Un farmaco sperimentale ha dimostrato una riduzione del 26% del rischio di recidiva nell’ictus ischemico. Il dato emerge dallo studio internazionale Oceanic Stroke, che ha coinvolto 22 centri italiani, coordinati dall’IRCCS Istituto delle Scienze Neurologiche di Bologna. Il trial ha valutato l’impiego di una nuova classe di antitrombotici, con particolare riferimento all’asundexian, in aggiunta alla terapia antiaggregante standard.

Lo studio ha coinvolto oltre 12.000 pazienti con ictus ischemico non cardioembolico o attacco ischemico transitorio (TIA). Il trial, sponsorizzato da Bayer, è stato coordinato a livello internazionale dal Population Health Research Institute in collaborazione con la McMaster University. I risultati sono stati presentati nei giorni scorsi all’International Stroke Conference di New Orleans e pubblicati contestualmente sul New England Journal of Medicine.

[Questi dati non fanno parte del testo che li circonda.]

# lambdaclass/simpleworks

Hardware: AMD Instinct MI355X
Metric: Marlin prove() constraints/sec at 2^20 R1CS; G1 MSM points/sec (higher is better)
Workload: dtype u32 limbs (384-bit Montgomery Fq for G1, 256-bit Fr); 1 GPU; marlin_prove: synthetic R1CS, 2^20 constraints = variables = non-zeros per matrix (|H| = |K| = 2^20), SRS + proving key device resident; per_gpu_units=1048576, multi_gpu=replicas (one proof per rank)

## Files before the change

simpleworks_amd/_lib.py:

```python
import contextlib
import ctypes
import json
import os

import numpy as np

_HERE = os.path.dirname(os.path.abspath(__file__))
LIB_PATH = os.environ.get("SWM_LIB_PATH") or os.path.join(_HERE, "libswmarlin.so")

_u64p = ctypes.POINTER(ctypes.c_uint64)
_u32p = ctypes.POINTER(ctypes.c_uint32)
_vp = ctypes.c_void_p
_sz = ctypes.c_size_t
_int = ctypes.c_int

ABI = {
    "swm_version": (_int, []),
    "swm_strerror": (ctypes.c_char_p, [_int]),
    "swm_init": (_int, [_int, ctypes.POINTER(_vp)]),
    "swm_destroy": (None, [_vp]),
    "swm_last_error": (ctypes.c_char_p, [_vp]),
    "swm_set_stream": (_int, [_vp, _vp]),
    "swm_set_msm_sharding": (_int, [_vp, ctypes.c_uint, ctypes.c_uint, _vp, _vp]),
    "swm_rccl_unique_id": (_int, [ctypes.c_void_p]),
# ... 1127 lines not shown
        self._check(self.lib.swm_blake2s_witness(self.h, a.ctypes.data if a.size else None, a.shape[1], a.shape[0], witness.ctypes.data,
                                                 digests.ctypes.data), "swm_blake2s_witness")
        return witness, digests

    def blake2s_witness_dev(self, d_inputs, input_len, count, d_witness, d_digests=None):
        self._check(self.lib.swm_blake2s_witness_dev(self.h, self._dev_ptr(d_inputs), input_len, count, self._dev_ptr(d_witness),
                                                     self._dev_ptr(d_digests)), "swm_blake2s_witness_dev")

    def profile_enable(self, on=True):
        self._check(self.lib.swm_profile_enable(self.h, int(on)), "swm_profile_enable")

    def profile_reset(self):
        self._check(self.lib.swm_profile_reset(self.h), "swm_profile_reset")

    def profile(self):
        buf = ctypes.create_string_buffer(1 << 20)
        self._check(self.lib.swm_profile_json(self.h, buf, len(buf)), "swm_profile_json")
        doc = json.loads(buf.value.decode())
        self.last_work = doc.get("work", {})
        self.last_calls = doc.get("calls", [])
        return {k["name"]: k for k in doc["kernels"]}

    def selftest_mul(self, which, a, b):
        a = np.ascontiguousarray(a, dtype=np.uint64)
        b = np.ascontiguousarray(b, dtype=np.uint64)
        out = np.empty_like(a)
        self._check(self.lib.swm_selftest_mul(self.h, which, _p64(a), _p64(b), _p64(out), a.shape[0]), "swm_selftest_mul")
        return out

    def selftest_g1_add(self, a_xy, b_xy):
        a = np.ascontiguousarray(a_xy, dtype=np.uint64).reshape(-1, 12)
        b = np.ascontiguousarray(b_xy, dtype=np.uint64).reshape(-1, 12)
        out = np.zeros((a.shape[0], 18), dtype=np.uint64)
        self._check(self.lib.swm_selftest_g1_add(self.h, _p64(a), _p64(b), _p64(out), a.shape[0]), "swm_selftest_g1_add")
        return out

    G1_CODEC_OPS = {"encode": 0, "decode": 1, "decode_unchecked": 2}

    def selftest_g1_codec(self, op, data, n):
        bad = ctypes.c_uint(0)
        if op == "encode":
            a = np.ascontiguousarray(data, dtype=np.uint64).reshape(n, 12)
            out = np.zeros(n * 96, dtype=np.uint8)
            self._check(self.lib.swm_selftest_g1_codec(self.h, 0, a.ctypes.data, n, out.ctypes.data, None), "swm_selftest_g1_codec")
            return out.tobytes()
        a = np.frombuffer(bytes(data), dtype=np.uint8).copy()
        assert a.size == n * 96
        out = np.zeros((n, 12), dtype=np.uint64)
        self._check(self.lib.swm_selftest_g1_codec(self.h, self.G1_CODEC_OPS[op], a.ctypes.data, n, out.ctypes.data, ctypes.byref(bad)),
                    "swm_selftest_g1_codec")
        return out, bad.value

    FR29_OPS = {"mul": 0, "mul_c": 1, "normalize": 2, "cond_sub_2r": 3, "cond_sub_r": 4, "canonical_below_2r": 5,
                "canonical": 6, "sub": 7, "unpack": 8, "pack": 9, "inv": 10, "inv_exact": 11}

    def selftest_fr29(self, op, a9, b9=None, spread9=None):
        a = np.ascontiguousarray(a9, dtype=np.uint32).reshape(-1, 9)
        b = np.ascontiguousarray(b9 if b9 is not None else a, dtype=np.uint32).reshape(-1, 9)
        assert b.shape == a.shape
        sp = np.ascontiguousarray(spread9 if spread9 is not None else np.zeros(9), dtype=np.uint32).reshape(9)
        out = np.zeros_like(a)
        self._check(self.lib.swm_selftest_fr29(self.h, self.FR29_OPS[op], _p32(a), _p32(b), _p32(sp), _p32(out), a.shape[0]),
                    "swm_selftest_fr29")
        return out

    P28_OPS = {"dbl": 0, "add": 1, "add_ool": 2, "slot_add": 3, "slot_add_inplace": 4, "slot_dbl": 5, "store_384": 6, "madd28": 7,
               "rows": 8, "te_from_row": 9, "te_madd_row": 10, "te_slot_add": 11, "te_slot_add_inplace": 12, "te_slot_add_self": 13,
               "te_slot_add_sync": 14, "te_store_384": 15, "quad_from_row": 16, "quad_madd_row": 17, "quad_add": 18,
               "quad_add_self": 19, "quad_store_identity": 20}

    def selftest_p28(self, op, a, b=None, flags=None, backmap=False, n=None):
        if a is not None:
            a = np.ascontiguousarray(a, dtype=np.uint64).reshape(-1, 12 if op == "rows" else 24)
            n = a.shape[0]
        if n is None:
            raise ValueError("selftest_p28: an op without operand a needs n")
        if b is not None:
            b = np.ascontiguousarray(b, dtype=np.uint64).reshape(-1, 24)
            assert b.shape[0] == n
        if flags is not None:
            flags = np.ascontiguousarray(flags, dtype=np.uint32).reshape(-1)
            assert flags.shape[0] == n
        out = np.zeros((n, 24), dtype=np.uint64)
        status = np.zeros(max(n, 1), dtype=np.uint32)
        jac = np.zeros((n, 18), dtype=np.uint64) if backmap else None
        self._check(self.lib.swm_selftest_p28(self.h, self.P28_OPS[op], _p64(a) if a is not None else None,
                                              _p64(b) if b is not None else None, _p32(flags) if flags is not None else None,
                                              _p64(out), _p64(jac) if backmap else None, _p32(status), n), "swm_selftest_p28")
        return out, status[:n], jac

    def _poly(self, op, data, n, m, z, pieces, out):
        zz = np.ascontiguousarray(z if z is not None else np.zeros(4), dtype=np.uint64).reshape(4)
        pc = np.ascontiguousarray(pieces if pieces is not None else np.zeros(2), dtype=np.uint64).reshape(-1)
        self._check(self.lib.swm_selftest_poly(self.h, op, data.ctypes.data, n, m, _p64(zz), _p64(pc), pc.size // 2,
                                               out.ctypes.data if out is not None else None), "swm_selftest_poly")

    def selftest_suffix_recurrence(self, a_mont, m, z_mont):
        a = np.ascontiguousarray(a_mont, dtype=np.uint64).reshape(-1, 4).copy()
        self._poly(0, a, a.shape[0], m, z_mont, None, None)
        return a

    def selftest_div_linear(self, p_mont, z_mont):
        p = np.ascontiguousarray(p_mont, dtype=np.uint64).reshape(-1, 4)
        out = np.zeros_like(p)
        self._poly(1, p, p.shape[0], 0, z_mont, None, out)
        return out
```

L’Italia ha partecipato allo studio con 22 centri clinici, sotto il coordinamento dell’IRCCS Istituto delle Scienze Neurologiche di Bologna, contribuendo all’arruolamento di poco meno di 400 pazienti. Di questi, circa 50 sono stati inclusi presso l’Ospedale Maggiore di Bologna, sede della Rete Stroke Metropolitana, coordinata da Andrea Zini, Principal Investigator dello studio e autore principale della pubblicazione sul New England Journal of Medicine in qualità di membro dello Steering Committee internazionale.

Fonte.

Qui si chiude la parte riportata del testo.